_Instructions for the task:_ When "elems" occurs in a line of the material, copy that line.

_Given entries:_
const void *packed(Ctx &c, ConvW &cw, int prec) {
    if (c.dry) return nullptr;
    if (!cw.pk[prec]) {
        const size_t bytes = mphip_packed_weight_bytes(cw.co, cw.ci, cw.k, prec);
        void *q = nullptr;
        if (bytes == 0 || hipMalloc(&q, bytes) != hipSuccess) {
            set_error("hot_slice: cannot allocate %zu bytes of packed weights (Co=%d Ci=%d k=%d precision %d)", bytes, cw.co, cw.ci, cw.k, prec);
            c.rc = MPHIP_ELAUNCH;
            return nullptr;
        }
        c.p->owned.push_back(q);
        cw.pk[prec] = q;
        cw.fresh[prec] = false;
    }
    if (!cw.fresh[prec] && !c.dry && c.rc == MPHIP_OK) {
        RUN(c, mphip_pack_conv_weight(cw.w, cw.pk[prec], cw.co, cw.ci, cw.k, prec, c.s));
        if (c.rc == MPHIP_OK) cw.fresh[prec] = true;
    }
    return cw.pk[prec];
}

void prof_arm(Ctx &c, const ConvW &cw, int d, int h, int w, int kind) {
    Plan *p = c.p;
    if (c.dry || c.rc != MPHIP_OK  || !p->profile || cw.ci != 96 || cw.co != 96 || cw.k != 3 || d != p->D || h != p->H || w != p->W) return;
    if (p->prof_used[kind] + 2 > p->prof_ev[kind].size())
        for (int i = 0; i < 2; ++i) {
            hipEvent_t e;
            if (hipEventCreate(&e) != hipSuccess) return;
            p->prof_ev[kind].push_back(e);
        }
    mphip_conv3d_time_next_launch(p->prof_ev[kind][p->prof_used[kind]], p->prof_ev[kind][p->prof_used[kind] + 1]);
    p->prof_used[kind] += 2;
}

const float *range_for(Ctx &c, T5 &x) {
    if (!x.has_range) {
        x.range = take(c, MPHIP_RANGE_FLOATS * sizeof(float));
        x.has_range = true;
        RUN(c, mphip_absmax_range(x.data.p, x.numel(), x.range.p, c.s));
    }
    return x.range.p;
}

bool gn_in_conv_ok(const Ctx &c, int n, int d, int h, int w, const ConvW &pc2);

ConvOut conv3d(Ctx &c, T5 &x, ConvW &cw, int gn_groups, const Norm *nm = nullptr, const ConvW *next = nullptr) {
    const int n = x.n, d = x.d, h = x.h, w = x.w;
    const int prec = precision_for(c, n, cw.ci, cw.co, d, h, w, cw.k);
    const void *wp = packed(c, cw, prec);
    const float *xr = prec == 1 ? range_for(c, x) : nullptr;
    const size_t ws_bytes = gn_groups ? mphip_conv3d_gn_workspace_bytes(n, cw.ci, cw.co, d, h, w, cw.k, prec, gn_groups)
                                      : mphip_conv3d_workspace_bytes(n, cw.ci, cw.co, d, h, w, cw.k, prec);
    Buf ws;
    if (ws_bytes) ws = take(c, ws_bytes);
    ConvOut o;
    o.t = new_t5(c, n, cw.co, d, h, w, false);
    prof_arm(c, cw, d, h, w, 0);
    if (gn_groups) {
        o.stats = take(c, (size_t)n * gn_groups * 2 * sizeof(float));
        o.stats_groups = gn_groups;
        if (nm && next && gn_in_conv_ok(c, n, d, h, w, *next)) {
            o.table = take(c, (size_t)n * cw.co * 2 * sizeof(float));
            o.table_range = take(c, MPHIP_RANGE_FLOATS * sizeof(float));
            RUN(c, mphip_conv3d_gn_table_fwd(x.data.p, xr, wp, cw.b, o.t.data.p, o.stats.p, nm->gw, nm->gb, nm->w2, nm->b2, o.table.p, o.table_range.p, n,
                                             cw.ci, cw.co, d, h, w, cw.k, prec, gn_groups, GN_EPS, ws.p, ws_bytes, c.s));
        } else {
            RUN(c, mphip_conv3d_gn_fwd(x.data.p, xr, wp, cw.b, o.t.data.p, o.stats.p, n, cw.ci, cw.co, d, h, w, cw.k, prec, gn_groups, GN_EPS,
                                       ws.p, ws_bytes, c.s));
        }
    } else {
        RUN(c, mphip_conv3d_fwd(x.data.p, xr, wp, cw.b, o.t.data.p, n, cw.ci, cw.co, d, h, w, cw.k, prec, ws.p, ws_bytes, c.s));
    }
    give(c, ws);
    return o;
}

ConvOut conv3d_split(Ctx &c, T5 &x, ConvW &cw, int gn_groups, const Norm *nm = nullptr, const ConvW *next = nullptr) {
    const int n = x.n, d = x.d, h = x.h, w = x.w;
    const int prec = precision_for(c, n, cw.ci, cw.co, d, h, w, cw.k);
    const int splits = mphip_conv3d_splits(n, cw.ci, cw.co, d, h, w, cw.k, prec);
    const size_t elems = (size_t)n * cw.co * d * h * w;
    if (splits > 1 && (elems > SPLIT_CHAIN_MAX_ELEMS || (splits >= SPLIT_CHAIN_MAX_SPLITS && (size_t)splits * elems > SPLIT_CHAIN_MAX_SLAB_ELEMS)))
        return conv3d(c, x, cw, gn_groups, nm, next);
    if (gn_groups && splits == 1 && prec == 1) return conv3d(c, x, cw, gn_groups, nm, next);
    const void *wp = packed(c, cw, prec);
    const float *xr = prec == 1 ? range_for(c, x) : nullptr;
    ConvOut o;
    o.t.n = n; o.t.c = cw.co; o.t.d = d; o.t.h = h; o.t.w = w;
    o.t.data = take(c, (size_t)splits * elems * sizeof(float));
    o.splits = splits;
    o.bias = splits > 1 ? cw.b : nullptr;
    RUN(c, mphip_conv3d_fwd_split(x.data.p, xr, wp, cw.b, o.t.data.p, n, cw.ci, cw.co, d, h, w, cw.k, prec, nullptr, 0, c.s));
    return o;
}

void ensure_stats(Ctx &c, ConvOut &y, int groups) {
    if (y.stats.off != (size_t)-1 && y.stats_groups == groups) return;
    const int n = y.t.n, ch = y.t.c, s = y.t.d * y.t.h * y.t.w;
    if (y.stats.off != (size_t)-1) give(c, y.stats);
    y.stats = take(c, (size_t)n * groups * 2 * sizeof(float));
    y.stats_groups = groups;
    if (y.splits > 1) {
        if ((size_t)(ch / groups) * s > STATS_SPLIT_MAX_SPAN) {
            if (c.rc == MPHIP_OK && !c.dry) {
                set_error("hot_slice: split-K GroupNorm span %zu floats > %zu (shape outside the planned schedule)", (size_t)(ch / groups) * s,
                          STATS_SPLIT_MAX_SPAN);
                c.rc = MPHIP_EINVAL;
            }
            return;
        }
        RUN(c, mphip_groupnorm_stats_split(y.t.data.p, y.splits, y.bias, y.stats.p, n, ch, s, groups, GN_EPS, c.s));
        return;
    }
    const size_t ws_bytes = mphip_groupnorm_workspace_bytes(n, ch, s, groups);
    Buf ws = take(c, ws_bytes);
    RUN(c, mphip_groupnorm_stats(y.t.data.p, y.stats.p, n, ch, s, groups, GN_EPS, ws.p, ws_bytes, c.s));
    give(c, ws);
}

T5 groupnorm_apply(Ctx &c, ConvOut &x, const Norm &nm, int groups, const ConvOut *res, bool relu, bool tanh_, bool pool2, int ud, int uh, int uw) {
    const int n = x.t.n, ch = x.t.c, d = x.t.d, h = x.t.h, w = x.t.w;
    const int rs = res ? res->splits : 1;
    const bool general = x.splits > 1 || rs > 1 || ud != 1 || uh != 1 || uw != 1;
    T5 y = pool2 ? new_t5(c, n, ch, d / 2, h / 2, w / 2, true) : new_t5(c, n, ch, d * ud, h * uh, w * uw, true);
    if (general)
        RUN(c, mphip_groupnorm_apply_split(x.t.data.p, x.splits, x.bias, x.stats.p, nm.gw, nm.gb, nm.w2, nm.b2, res ? res->t.data.p : nullptr, rs,
                                           res ? res->bias : nullptr, y.data.p, y.range.p, n, ch, d, h, w, groups, relu, tanh_, pool2, ud, uh, uw,
                                           c.s));
    else
        RUN(c, mphip_groupnorm_apply(x.t.data.p, x.stats.p, nm.gw, nm.gb, nm.w2, nm.b2, res ? res->t.data.p : nullptr, y.data.p, y.range.p, n, ch,
                                     d, h, w, groups, relu, tanh_, pool2, c.s));
    return y;
}

bool groupnorm_fused_ok(const ConvOut &x, int groups) {
    return (size_t)(x.t.c / groups) * x.t.d * x.t.h * x.t.w <= GN_FUSED_MAX_SPAN;
}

_Finished task:_
    const size_t elems = (size_t)n * cw.co * d * h * w;
    if (splits > 1 && (elems > SPLIT_CHAIN_MAX_ELEMS || (splits >= SPLIT_CHAIN_MAX_SPLITS && (size_t)splits * elems > SPLIT_CHAIN_MAX_SLAB_ELEMS)))
    o.t.data = take(c, (size_t)splits * elems * sizeof(float));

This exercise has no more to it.